## What to produce
Show, in full, each line of the data that contains "pfsb".

-------- Data extracts

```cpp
extern "C" {
void pfk_n16_edge(const EdgeParams* p, const EncodeParams* enc, int layer0, hipStream_t s) {
    if (p->ntiles == 0) return;
    const int grid = p->nreg > 0 ? p->ngroups_sel : p->ntiles * 2;
    if (grid <= 0) return;
    const EncodeParams noenc{};
    if (layer0 && p->uni_s2g != 0) {
        const int B = p->regB;
        const int nstat = B * (((p->uni_s2g >> 16) & 7) + ((p->uni_s2g >> 19) & 7) + ((p->uni_s2g >> 22) & 7));
        hipLaunchKernelGGL(k_n16_edge_u, dim3(nstat + p->uni_pa_groups), dim3(256), 0, s, p->dyn_cnt, p->esrc, p->edst, p->uni_base[0],
                           p->uni_base[1], p->uni_base[2], p->uni_s01, p->uni_s2g, p->reg, *p, *enc);
        return;
    }
    if (layer0) hipLaunchKernelGGL((k_n16_edge<true>), dim3(grid), dim3(256), 0, s, p->dyn_cnt, p->reg, p->nreg, p->regB, p->pa_abs, *p, *enc);
    else hipLaunchKernelGGL((k_n16_edge<false>), dim3(grid), dim3(256), 0, s, p->dyn_cnt, p->reg, p->nreg, p->regB, p->pa_abs, *p, noenc);
}
#ifdef N16_STAMPS
int pfk_n16_set_stamp_buffer(unsigned long long* dev, int off) {
    (void)hipMemcpyToSymbol(HIP_SYMBOL(g_n16_stamp_off), &off, sizeof(off));
    return (int)hipMemcpyToSymbol(HIP_SYMBOL(g_n16_stamps), &dev, sizeof(dev));
}
int pfk_n16_set_stamp_kernel(int kid) { return (int)hipMemcpyToSymbol(HIP_SYMBOL(g_n16_stamp_kid), &kid, sizeof(kid)); }
#endif
#ifdef N16_TRACE
int pfk_n16_set_trace_buffer(unsigned long long* dev) { return (int)hipMemcpyToSymbol(HIP_SYMBOL(g_n16_trace), &dev, sizeof(dev)); }
#endif
void pfk_n16_fused(const EdgeParams* p, const FusedParams* f, const EncodeParams* enc, hipStream_t s) {
    if (f->uni_groups != 0) {
        const int nffg = f->uni_groups & 255, npfg = (f->uni_groups >> 8) & 255;
        const int grid_u = 8 * std::max((f->B * nffg + f->B + 3) / 4, (f->B * npfg + 3) / 4);
        if (grid_u > 0)
            hipLaunchKernelGGL(k_n16_fused_u, dim3(grid_u), dim3(256), 0, s, p->dyn_cnt, p->esrc, p->edst, f->uni_ff_base, f->uni_pf_base,
                               f->uni_strides, f->uni_groups | (f->B << 16), *p, *f, *enc);
        return;
    }
    int grid = f->n_edge_items + f->B * (PF_MAXF / 16);
    if (f->xcd_split) grid = 8 * std::max((f->nff_cap + f->B + 3) / 4, (f->npf_cap + 3) / 4);
    if (grid <= 0) return;
    hipLaunchKernelGGL(k_n16_fused, dim3(grid), dim3(256), 0, s, p->dyn_cnt, p->reg, p->nreg, p->regB, *p, *f, *enc);
}
void pfk_n16_tail(const TailParams* t, const StepParams* sp, const BuildParams* bp, hipStream_t s) {
    if (sp->B <= 0) return;
    hipLaunchKernelGGL(k_n16_tail, dim3(sp->B), dim3(256), 0, s, bp->prot_ptr, bp->pharm_ptr, bp->reg, bp->B, bp->Np_tot, *t, *sp, *bp);
}
void pfk_n16_unit(const UnitParams* p, hipStream_t s) {
    if (p->n <= 0) return;
    hipLaunchKernelGGL(k_n16_unit, dim3((p->n + 15) / 16), dim3(256), 0, s, *p);
}
}
```

### pharmacophore-diffusion_amd/csrc/pf_rg.hip

```cpp
#include <hip/hip_runtime.h>
#include <type_traits>
#include <algorithm>
#include "pf_device.h"
#ifdef PF_HSB_STAMPS
__device__ unsigned long long* g_hsb_stamps = nullptr;
#define PF_HSB_SLOTS 24
#define SB_STAMP(k) do { const int kk_ = (k) == 100 ? 2 : (k) == 101 ? 3 : (k) == 8 ? 4 : (k) == 10 ? 5 : (k) == 14 ? 6 : (k) == 11 ? 7 : (k) == 9 ? 8 : (k) == 20 ? 9 : (k) == 21 ? 10 : (k) == 12 ? 11 : (k) == 13 ? 12 : (k) == 15 ? 13 : (k) >= 30 && (k) < 40 ? (k) - 16 : -1; \
        const bool who_ = (k) == 21 ? (int)threadIdx.x == (int)blockDim.x - 64 : threadIdx.x == 0; \
        if (kk_ >= 0 && who_ && g_hsb_stamps) g_hsb_stamps[blockIdx.x * PF_HSB_SLOTS + kk_] = __builtin_amdgcn_s_memrealtime(); } while (0)
#endif
#include "pf_stepbuild.h"
#include "pf_cenhoist.h"
#include "pf_n16_core.h"
#include "pf_train.h"

typedef float f32x4 __attribute__((ext_vector_type(4)));

namespace {

template <int I, int N, class F>
__device__ __forceinline__ void static_for(F&& f) {
    if constexpr (I < N) {
        f(std::integral_constant<int, I>{});
        static_for<I + 1, N>(f);
// ... 1019 lines not shown
    const int nv = __builtin_amdgcn_readfirstlane(min(4, a_n - base));
    if (nv <= 0) return;
    NodeTile t{};
    t.n0 = a_n0 + (base & ~31); t.n = 32; t.ntype = 1; t.cnt_idx = -1; t.rel = 0; t.ids = 0;
    NodeParams q = p;
    q.in_start = a_in_start; q.in_cnt = a_in_cnt;
    const EncodeParams noenc{};
    rg_node_item<false, 1, true, 2, false>(t, base & 31, nv, nv, 1, item, wq, lds_all[0], q, hp, noenc, lane, nullptr, nullptr, 0, [](const int) {});
}

#ifdef PF_HSB_STAMPS
#define HSB_STAMP(k) do { if (threadIdx.x == 0 && g_hsb_stamps) g_hsb_stamps[blockIdx.x * PF_HSB_SLOTS + (k)] = __builtin_amdgcn_s_memrealtime(); } while (0)
#else
#define HSB_STAMP(k)
#endif
__device__ __forceinline__ bool pa_spec_item(const int w, const EdgeParams& es, const EncodeParams& ees, pfn16::N16Lds* lds, const int lane,
                                             const int wq) {
    const int a_B = es.regB;
    if (a_B <= 0) return false;
    const int r = 3 * a_B + min(lane, a_B - 1);
    const int c = lane < a_B ? es.cnt_snap[lane] : 0;
    const int rs = es.reg[r];
    const int ng = (c + 15) >> 4;
    int incl = ng;
    incl += pfn16::dpp_i<0x111>(incl); incl += pfn16::dpp_i<0x112>(incl); incl += pfn16::dpp_i<0x114>(incl); incl += pfn16::dpp_i<0x118>(incl);
    incl += pfn16::dpp_ir<0x142, 0xa>(incl); incl += pfn16::dpp_ir<0x143, 0xc>(incl);
    const unsigned long long m = __ballot(incl > w);
    if (!m) return false;
    const int l = __builtin_amdgcn_readfirstlane(__ffsll((long long)m) - 1);
    const int first = __builtin_amdgcn_readlane(incl - ng, l);
    const int cnt = __builtin_amdgcn_readlane(c, l), start = __builtin_amdgcn_readlane(rs, l);
    const int loc = (w - first) << 4;
    const int nv = __builtin_amdgcn_readfirstlane(min(16, cnt - loc));
    if (nv <= 0) return false;
    if (es.pa_gstamp && threadIdx.x == 0) es.pa_gstamp[(start + loc) >> 4] = es.pa_serial;
    const int e = start + loc + min(lane & 15, nv - 1);
    int sk = 0;
    pfn16::n16_edge_item<N16_M0H>(es, ees, lds, e, es.esrc[e], es.edst[e], nv, (int)ET_PP, lane, wq, sk);
    return true;
}

__global__ __launch_bounds__(256) void k_pa_spec(const int a_after, const int a_k, const int a_frac, int* a_word, const EdgeParams es,
                                                 const EncodeParams ees) {
    __shared__ pfn16::N16Lds lds;
    const int lane = threadIdx.x & 63;
    const int wq = __builtin_amdgcn_readfirstlane((int)(threadIdx.x >> 6));
    const int w = (int)blockIdx.x;
    int k;
    if (a_after) k = __builtin_amdgcn_readfirstlane(*a_word);
    else {
        k = a_k;
        if (a_frac > 0) {
            const int a_B = es.regB;
            int ng = lane < a_B ? (es.cnt_snap[lane] + 15) >> 4 : 0;
            for (int o = 32; o > 0; o >>= 1) ng += __shfl_xor(ng, o);
            k = __builtin_amdgcn_readfirstlane((int)(((long long)ng * a_frac) >> 8));
        }
        if (w == 0 && threadIdx.x == 0) *a_word = k;
    }
    if (a_after ? w < k : w >= k) return;
    pa_spec_item(w, es, ees, &lds, lane, wq);
}

__global__ __launch_bounds__(64) void k_pa_check(const int* __restrict__ dyn_cnt, const int* __restrict__ cnt_snap, const int* __restrict__ reg,
                                                 const int* __restrict__ pa_same, const int* __restrict__ gstamp, const int serial, const int B,
                                                 unsigned long long* out) {
    const int g = (int)threadIdx.x;
    if (g >= B) return;
    const int ng = (dyn_cnt[3 * B + g] + 15) >> 4;
    const int keep = max(min(pa_same[g], ng), 0);
    const int s0 = reg[3 * B + g] >> 4;
    int bad = 0, po = 0, pn = 0;
    for (int j = 0; j < keep; ++j) bad += gstamp[s0 + j] != serial;
    for (int k = 0; k < g; ++k) { po += (cnt_snap[k] + 15) >> 4; pn += (dyn_cnt[3 * B + k] + 15) >> 4; }
    if (bad) atomicAdd(&out[0], (unsigned long long)bad);
    if (keep) atomicAdd(&out[1], (unsigned long long)keep);
    if (keep && po != pn) atomicAdd(&out[2], (unsigned long long)keep);
}

struct __attribute__((aligned(16))) RgHsbLds {
    union { RgLds item[2][1]; pfsb::StepBuildLds sb; pfch::CenHoistLds ch; pfn16::N16Lds n16; };
};
struct HsbPlain {};
struct HsbExtra { CenHoistParams cp; int gs; EdgeParams es; EncodeParams ees; };
template <class Extra>
__global__ __launch_bounds__(256) void k_rg_node_hs_build(const int* __restrict__ a_in_start, const int* __restrict__ a_in_cnt, const int a_n0,
                                                          const int a_n, const int a_xcd_n, const int a_gh, const NodeParams p,
                                                          const HeadParams hp, const StepParams sp, const BuildParams bp, int* xstat,
                                                          const int poll_sleep, const int avoid, const int poll_max, const int a_gb,
                                                          const Extra ex) {
    constexpr bool EXTRA = std::is_same<Extra, HsbExtra>::value;
    __shared__ RgHsbLds L;
    const int lane = threadIdx.x & 63;
    const int wq = __builtin_amdgcn_readfirstlane((int)(threadIdx.x >> 6));
    const int b = (int)blockIdx.x;
    HSB_STAMP(0);
    if (b < a_gh) {
        int wgi = b;
        if (a_xcd_n > 0) {
            const int x = b & 7;
            if (x >= a_xcd_n) return;
            wgi = (b >> 3) * a_xcd_n + x;
        }
        if (wq >= 2) return;
        const int item = wgi, half = wq;
        const int base = 4 * item;
        const int nv = __builtin_amdgcn_readfirstlane(min(4, a_n - base));
        if (nv <= 0) return;
        NodeTile t{};
        t.n0 = a_n0 + (base & ~31); t.n = 32; t.ntype = 1; t.cnt_idx = -1; t.rel = 0; t.ids = 0;
        NodeParams q = p;
        q.in_start = a_in_start; q.in_cnt = a_in_cnt;
        const EncodeParams noenc{};
        rg_node_item<false, 1, true, 2, false>(t, base & 31, nv, nv, 1, item, half, L.item[0], q, hp, noenc, lane, nullptr, nullptr, 0,
                                               [](const int) {});
        HSB_STAMP(1);
        return;
    }
    if constexpr (EXTRA) {
    const int a_gs = ex.gs;
    const EdgeParams& es = ex.es;
    const EncodeParams& ees = ex.ees;
    const CenHoistParams& cp = ex.cp;
    if (b >= a_gh + a_gb && b < a_gh + a_gb + a_gs) {
        int w = b - a_gh - a_gb;
        if (a_xcd_n > 0) {
            const int x = b & 7;
            if (x < a_xcd_n) return;
            w = (w >> 3) * (8 - a_xcd_n) + (x - a_xcd_n);
        }
        if (pa_spec_item(w, es, ees, &L.n16, lane, wq)) { HSB_STAMP(1); }
        return;
    }
    if (b >= a_gh + a_gb + a_gs) {
        int it = b - a_gh - a_gb - a_gs;
        if (a_xcd_n > 0) {
            const int x = b & 7;
            if (x < a_xcd_n) return;
            it = (it >> 3) * (8 - a_xcd_n) + (x - a_xcd_n);
        }
        pfch::cen_hoist_item(it, cp, xstat, poll_sleep, poll_max, L.ch);
        HSB_STAMP(1);
        return;
    }
    }
    int g = b - a_gh;
    if (avoid > 0) {
        const int x = (b - a_gh) & 7;
        if (x < avoid) return;
        g = ((b - a_gh) >> 3) * (8 - avoid) + (x - avoid);
    }
    if (g >= bp.B) return;
    pfsb::step_build_wait_body<256>(g, bp.prot_ptr, bp.pharm_ptr, bp.reg, bp.B, bp.Np_tot, sp, bp, hp.xchg, xstat, L.sb, poll_sleep, poll_max);
    HSB_STAMP(1);
}
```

----------------

## Solved problem
    union { RgLds item[2][1]; pfsb::StepBuildLds sb; pfch::CenHoistLds ch; pfn16::N16Lds n16; };
    pfsb::step_build_wait_body<256>(g, bp.prot_ptr, bp.pharm_ptr, bp.reg, bp.B, bp.Np_tot, sp, bp, hp.xchg, xstat, L.sb, poll_sleep, poll_max);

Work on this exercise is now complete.